Instructions:
- An actor’s productivity is defined as the number of movies he/she has played.
- Write a query to return the
category_id, actor_id and number of movies
by the most productive actor in that category. - For example: John Doe filmed the most action movies, your query will return John as the result for action movie category.
- Do this for every movie category.
Table 1: actor
col_name | col_type -------------+-------------------------- actor_id | integer first_name | text last_name | text
Table 2: film_actor
Films and their casts
col_name | col_type -------------+-------------------------- actor_id | smallint film_id | smallint
Table 3: film_category
A film can only belong to one category
col_name | col_type -------------+-------------------------- film_id | smallint category_id | smallint
Sample results
category_id | actor_id | num_movies -------------+----------+------------ 1 | 50 | 6 2 | 150 | 6 3 | 17 | 7 4 | 86 | 6 5 | 196 | 6 6 | 48 | 6 7 | 7 | 7
Expected results
Solution postgres
WITH actor_movies AS (
SELECT
FC.category_id,
FA.actor_id,
COUNT(DISTINCT F.film_id) num_movies
FROM film_actor FA
INNER JOIN film F
ON F.film_id = FA.film_id
INNER JOIN film_category FC
ON FC.film_id = F.film_id
GROUP BY FC.category_id, FA.actor_id
)
SELECT category_id, actor_id, num_movies
FROM (
SELECT
category_id,
actor_id,
num_movies,
ROW_NUMBER()OVER(PARTITION BY category_id ORDER BY num_movies DESC) AS productivity_idx
FROM actor_movies
) X
WHERE productivity_idx = 1;
Explanation
This query retrieves the most productive actors for each film category based on the number of movies they have appeared in.
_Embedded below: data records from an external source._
__device__ __forceinline__ int64_t next_nl(const ScanCtx &c, int64_t x) {
    const int64_t y = x + 1 - c.gbase;
    if (y > c.n) return -1;
    const int64_t g = y / GRAN;
    if (g < c.ngran) {
        const GranOut o = gran_unpack(c.go[g]);
        const int64_t gs = g * (int64_t)GRAN;
        if (o.n && gs + o.last >= y) {
            if (gs + o.first >= y) return c.gbase + gs + o.first;
            for (int64_t p = y & ~(int64_t)(CHUNK - 1); p < gs + GRAN; p += CHUNK) {
                const uint4 v = load16(c.data, p, c.n);
                uint32_t m = eq_mask16(v, 0x0A0A0A0Au);
                if (p < y) m &= 0xFFFFu << (y - p);
                if (m) return c.gbase + p + (__ffs(m) - 1);
                if (p + CHUNK > c.n) break;
            }
            return c.gbase + gs + o.last;
        }
    }
    const int64_t key = c.gbase + (g + 1) * (int64_t)GRAN;
    int64_t lo = g + 1, hi = c.ngran;
// ... 285 lines not shown
            return;
        }
    }
    irr.g[atomicAdd(irr.count, 1u)] = (uint32_t)g;
}

__global__ __launch_bounds__(BLOCK) void k_gran_exact(ScanCtx x, RecView rv, int64_t cap, GranList irr, int is_last, int prev_byte) {
    const int lane = lane_id();
    const int64_t wave = ((int64_t)blockIdx.x * blockDim.x + threadIdx.x) >> 6;
    const int64_t nwaves = ((int64_t)gridDim.x * blockDim.x) >> 6;
    const int64_t cnt = *irr.count;
    int64_t i = wave, g = i < cnt ? irr.g[i] : 0;
    uint4 v[GR_ROWS];
    if (i < cnt) {
#pragma unroll
        for (int j = 0; j < GR_ROWS; ++j) v[j] = load16(x.data, g * (int64_t)GRAN + j * 1024 + lane * CHUNK, x.n);
    }
    for (; i < cnt; i += nwaves) {
        const int64_t gc = g, hb = x.hdr_prefix[gc];
        int64_t he = x.hdr_prefix[gc + 1];
        if (he > cap) he = cap;
        ExactMasks mk;
        exact_masks(x, v, is_last, prev_byte, gc, he > hb, mk);
        if (i + nwaves < cnt) {
            g = irr.g[i + nwaves];
#pragma unroll
            for (int j = 0; j < GR_ROWS; ++j) v[j] = load16(x.data, g * (int64_t)GRAN + j * 1024 + lane * CHUNK, x.n);
        }
        exact_rows(x, rv, cap, gc, hb, mk);
    }
}

__global__ __launch_bounds__(BLOCK) void k_fasta_finalize2(int64_t cap, FastaCols c, Totals *__restrict__ tot,
                                                          const uint8_t *__restrict__ data, int64_t n_bytes, int64_t gbase) {
    const int64_t *__restrict__ hdr = c.hoff, *__restrict__ hdr_line = c.hdr_line;
    const int64_t k = (int64_t)blockIdx.x * BLOCK + threadIdx.x;
    const int64_t n_hdr = tot->n_hdr < cap ? tot->n_hdr : cap;
    int64_t s = 0;
    if (k < n_hdr) {
        if (c.dlen[k] >= 0) {
            int64_t hn, Ln;
            if (k + 1 < n_hdr) { hn = hdr[k + 1]; Ln = hdr_line[k + 1]; }
            else               { hn = tot->last_nl + 1; Ln = tot->n_nl; }
            const int64_t nseq = Ln - hdr_line[k] - 1;
            const int64_t blen = hn - c.boff[k];
            s = blen - (int64_t)c.elen[k] * nseq;
            c.blen[k] = blen; c.slen[k] = s;
            const int norm = c.bad[k] > 1 ? 0 : 1;
            c.norm[k] = norm;
            int reg = line_regular(data, n_bytes, gbase, c.boff[k], blen, s, nseq > 0 ? c.llen[k] : 0, c.elen[k], norm);
            if (reg < 0) reg = c.bad[k] == 0;
            c.reg[k] = reg;
        } else { c.blen[k] = 0; c.slen[k] = 0; c.norm[k] = 1; c.reg[k] = 0; }
    }
    __shared__ unsigned long long blk;
    if (threadIdx.x == 0) blk = 0;
    __syncthreads();
    s = wave_sum64(s);
    if (lane_id() == 0 && s) atomicAdd(&blk, (unsigned long long)s);
    __syncthreads();
    if (threadIdx.x == 0 && blk) atomicAdd((unsigned long long *)&tot->seq_len, blk);
}
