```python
class BatchedAntsEnv:
    def __init__(self, cfg: AntsCfg, device: Optional[torch.device] = None, obs_dtype: torch.dtype = torch.float32,
                 obs_row_stride=None, pieced_memory: bool = True):
        if obs_dtype not in (torch.float32, torch.bfloat16):
            raise ValueError("obs_dtype must be torch.float32 or torch.bfloat16")
        if not torch.cuda.is_available():
            raise _lib.AntsrlError("BatchedAntsEnv needs an MI355X (torch.cuda.is_available() is False); "
                                   "there is no CPU fallback")
        self.lib = _lib.load()
        self.cfg = cfg.copy()
        self.device = torch.device(device if device is not None else "cuda:%d" % torch.cuda.current_device())
        self._dev_index = self.device.index if self.device.index is not None else torch.cuda.current_device()
        need = C.c_size_t()
        _lib.check(self.lib.antsrl_workspace_bytes(C.byref(self.cfg), C.byref(need)), "workspace_bytes")
        self.workspace_bytes = need.value
        with torch.cuda.device(self.device):
            big = (lambda n: vmm.empty_u8(n, self.device)) if pieced_memory else (lambda n: torch.empty(n, dtype=torch.uint8, device=self.device))
            self._pieced = bool(pieced_memory)
            self._h = None
            self._make_handle(torch.empty(need.value + 256, dtype=torch.uint8, device=self.device))
            E, N, P, K = cfg.n_envs, cfg.n_ants, cfg.pside, cfg.n_channels
            esz = 4 if obs_dtype == torch.float32 else 2
            row = P * P * K
            if obs_row_stride not in (None, "line"):
                raise ValueError("obs_row_stride must be None or 'line'")
            pitch = row if obs_row_stride is None else (row * esz + 127) // 128 * 128 // esz
            sizes = [("agent_state", E * N * 2 * 4), ("reward", E * N * 4), ("done", E), ("obs", E * N * pitch * esz)]
            offs, total = {}, 0
            for name, nbytes in sizes:
                offs[name] = total
                total += (nbytes + 255) // 256 * 256
            self._out_sizes, self._out_offs, self._out_total, self._small_bytes = sizes, offs, total, offs["obs"]
            self._obs_dtype, self._obs_pitch_row = obs_dtype, (pitch, row)
            if obs_dtype == torch.bfloat16:
                _lib.check(self.lib.antsrl_set_obs_format(self._h, 1), "set_obs_format")
            if pitch != row:
                _lib.check(self.lib.antsrl_set_obs_row_stride(self._h, pitch), "set_obs_row_stride")
            self.obs_row_pitch = pitch
            self._bind_outputs(big(total + 256).zero_())
        self._keep = None
        self._loaded = None
        self._host_out = None
        self._host_act = None
        self._act_event = None

    def __del__(self):
        h = getattr(self, "_h", None)
        if h:
            self.lib.antsrl_destroy(h)
            self._h = None

    def _bind_outputs(self, flat: torch.Tensor) -> None:
        c = self.cfg
        E, N, P, K = c.n_envs, c.n_ants, c.pside, c.n_channels
        sizes, offs, total = self._out_sizes, self._out_offs, self._out_total
        pitch, row = self._obs_pitch_row
        base = (-flat.data_ptr()) % 256
        self._out_flat = flat[base:base + total]

        def piece(name, nbytes, dtype, shape):
            return self._out_flat[offs[name]:offs[name] + nbytes].view(dtype).view(shape)
        if pitch == row:
            self.obs = piece("obs", sizes[3][1], self._obs_dtype, (E, N, P, P, K))
            self.obs_padded = None
        else:
            self.obs_padded = piece("obs", sizes[3][1], self._obs_dtype, (E, N, pitch))
            self.obs = self.obs_padded[..., :row].unflatten(-1, (P, P, K))
        self.agent_state = piece("agent_state", sizes[0][1], torch.float32, (E, N, 2))
        self.reward = piece("reward", sizes[1][1], torch.float32, (E, N))
        self.done = piece("done", sizes[2][1], torch.uint8, (E,))
        self._host_out = None

    def _make_handle(self, ws: torch.Tensor) -> None:
        if getattr(self, "_h", None):
            self.lib.antsrl_destroy(self._h)
        self._ws = ws
        self._ws_ptr = ws.data_ptr() + (-ws.data_ptr()) % 256
        self._h = C.c_void_p()
        _lib.check(self.lib.antsrl_create(C.byref(self.cfg), C.c_void_p(self._ws_ptr), self.workspace_bytes, C.byref(self._h)), "create")
        if getattr(self, "_obs_dtype", torch.float32) == torch.bfloat16:
            _lib.check(self.lib.antsrl_set_obs_format(self._h, 1), "set_obs_format")
        pitch, row = getattr(self, "_obs_pitch_row", (0, 0))
        if pitch != row:
            _lib.check(self.lib.antsrl_set_obs_row_stride(self._h, pitch), "set_obs_row_stride")

    def tune_placement(self, age: int = 150, steps: int = 30, verbose: bool = False, extra_outputs: int = 4,
                       walk_spacers: int = 3, spacer_gib: float = 24.0, force_walk: bool = False):
        if self._out_total < vmm.SMALL_BYTES:
            return None
        if self._loaded:
            raise _lib.AntsrlError("tune_placement() must run right after construction: this handle has already been %s" % self._loaded)
        c = self.cfg
        E, N = c.n_envs, c.n_ants
        dev = self.device

        def torch_u8(n):
            return torch.empty(n, dtype=torch.uint8, device=dev)
        with torch.cuda.device(dev):
            g = torch.Generator(device=dev)
            g.manual_seed(7)
            rot = torch.randint(-1, 2, (4, E, N), generator=g, device=dev, dtype=torch.int8)
            ph = torch.randint(0, 3, (4, E, N), generator=g, device=dev, dtype=torch.int8) if c.n_phero == 2 else [None] * 4
            e0, e1 = torch.cuda.Event(enable_timing=True), torch.cuda.Event(enable_timing=True)

            def scratch_episode():
                self.generate(cfgmod.make_gen(), episode_seed=0x7A11)
                for t in range(age):
                    self.step_update(rot[t % 4], ph[t % 4], None)

            NEV, PSTEPS = cfgmod.TIMING_EVENTS, 8
            evs = _lib.HipEvents(NEV * PSTEPS)
            prc_times = []

            def measure():
                for t in range(4):
                    self.step_update(rot[t % 4], ph[t % 4], None)
                e0.record()
                for t in range(steps):
                    self.step_update(rot[t % 4], ph[t % 4], None)
                e1.record()
                for t in range(PSTEPS):
                    self.set_timing_events([evs.ev[NEV * t + i].value for i in range(NEV)])
                    self.step_update(rot[t % 4], ph[t % 4], None)
                torch.cuda.current_stream(dev).synchronize()
                prc_times.append(float(np.mean([evs.elapsed_ms(NEV * t + 2, NEV * t + 3) for t in range(PSTEPS)])))
                return e0.elapsed_time(e1) / steps
            own_ws, own_out = self._ws, self._out_flat
            n_ws, n_out = self.workspace_bytes + 256, self._out_total + 256
            pairs, times = [], []
            for ws_kind in ("own", "other"):
                if ws_kind == "other":
                    self._make_handle(vmm.empty_u8(n_ws, dev))
                scratch_episode()
                for out_kind in ("own", "other"):
                    if out_kind == "other":
                        self._bind_outputs((torch_u8(n_out) if self._pieced else vmm.empty_u8(n_out, dev)).zero_())
                    elif ws_kind == "other":
                        self._bind_outputs(own_out)
                    pairs.append((self._ws, self._out_flat))
                    times.append(measure())
            labels = ["ws torch / out %s" % ("pieced" if self._pieced else "torch"),
                      "ws torch / out %s" % ("torch" if self._pieced else "pieced"),
                      "ws pieced / out %s" % ("pieced" if self._pieced else "torch"),
                      "ws pieced / out %s" % ("torch" if self._pieced else "pieced")]
            if extra_outputs > 0 and self._pieced:
                self._make_handle(own_ws)
                scratch_episode()
                for k in range(int(extra_outputs)):
                    self._bind_outputs(vmm.empty_u8(n_out, dev).zero_())
                    pairs.append((self._ws, self._out_flat))
                    times.append(measure())
                    labels.append("ws torch / out pieced (draw %d)" % (k + 2))
            spacers = []
            walked = 0
            both_levels = placement_levels_seen
            while self._pieced and walked < int(walk_spacers) and (force_walk or not both_levels(prc_times)):
                free_b = torch.cuda.mem_get_info(dev)[0]
                want = int(min(spacer_gib * 2 ** 30, free_b / 5))
                if want < (4 << 30):
                    break
                try:
                    spacers.append(torch_u8(want))
                    spacers.append(vmm.empty_u8(want, dev))
                except (RuntimeError, _lib.AntsrlError):
                    break
                walked += 1
                depth = sum(x.numel() for x in spacers) / 2 ** 30
                if self._ws.data_ptr() != own_ws.data_ptr():
                    self._make_handle(own_ws)
                scratch_episode()
                for kind, mk in (("pieced", lambda: vmm.empty_u8(n_out, dev)), ("torch", lambda: torch_u8(n_out))):
                    self._bind_outputs(mk().zero_())
                    pairs.append((self._ws, self._out_flat))
                    times.append(measure())
                    labels.append("ws torch / out %s (walk %d: +%.0f GiB)" % (kind, walked, depth))
                self._make_handle(torch_u8(n_ws))
                scratch_episode()
                self._bind_outputs(own_out)
                pairs.append((self._ws, self._out_flat))
                times.append(measure())
                labels.append("ws torch (walk %d: +%.0f GiB) / out %s" % (walked, depth, "pieced" if self._pieced else "torch"))
            best = min(range(len(times)), key=prc_times.__getitem__)
            evs.destroy()
            if verbose:
                print("tune_placement: ms/step per (workspace, outputs) pair %s -> %d" % (["%.4f" % t for t in times], best))
            ws, out = pairs[best]
            del pairs, spacers
            if ws.data_ptr() != self._ws.data_ptr():
                self._make_handle(ws)
            self._bind_outputs(out)
            if walked:
                vmm.trim()
            torch.cuda.empty_cache()
            self._out_flat.zero_()
            del own_ws, own_out, ws, out
        self.placement_trials = dict(ms_per_step=[round(t, 5) for t in times], observation_kernel_ms=[round(t, 5) for t in prc_times],
                                     chosen=best, pairs=labels, both_levels_seen=bool(both_levels(prc_times)), walk_steps=walked)
        self._loaded = None
        return times

    @property
    def _obs_buf(self):
        return self.obs if self.obs_padded is None else self.obs_padded

    def _stream(self):
        if _RAW_STREAM is not None:
            return C.c_void_p(_RAW_STREAM(self._dev_index))
        return C.c_void_p(torch.cuda.current_stream(self.device).cuda_stream)

    def _on_device(self):
        return _NULL_CTX if torch.cuda.current_device() == self._dev_index else torch.cuda.device(self.device)

    def _dev(self, a, dtype, shape=None):
        if a is None:
            return None
        t = torch.as_tensor(np.ascontiguousarray(a) if isinstance(a, np.ndarray) else a)
        t = t.to(device=self.device, dtype=dtype).contiguous()
        if shape is not None:
            assert tuple(t.shape) == tuple(shape), "expected shape %s, got %s" % (shape, tuple(t.shape))
        return t

    def reset(self, init: Dict[str, object]) -> None:
        c = self.cfg
        E, N, W, H, Cn, R = c.n_envs, c.n_ants, c.w, c.h, c.n_phero, c.n_rocks
        t = dict(
            ants_xyt=self._dev(init["ants_xyt"], torch.float64, (E, N, 3)),
            seed=self._dev(init["seed"], torch.float64, (E, N)),
            walls=self._dev(init["walls"], torch.uint8, (E, W, H)),
            food=self._dev(init["food"], torch.float32, (E, W, H)),
            anthill_xyr=self._dev(init["anthill_xyr"], torch.int32, (E, 3)),
# ... 189 lines not shown
```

It does this by first creating a CTE (Common Table Expression) called `actor_movies` that combines data from three tables: `film_actor`, `film`, and `film_category`. It selects the category ID, actor ID, and the count of distinct film IDs for each actor and category combination, and groups the results by category and actor.
Then, the main query selects the category ID, actor ID, and number of movies from the `actor_movies` CTE, and adds a calculated column called `productivity_idx`. This column is generated using the `ROW_NUMBER()` function, which assigns a sequential number to each row within a category based on the number of movies the actor has appeared in, in descending order. So, the most productive actor for each category will have a `productivity_idx` of 1.
Finally, the outer query filters the results to only show the rows where `productivity_idx` equals 1, i.e., the most productive actor for each category.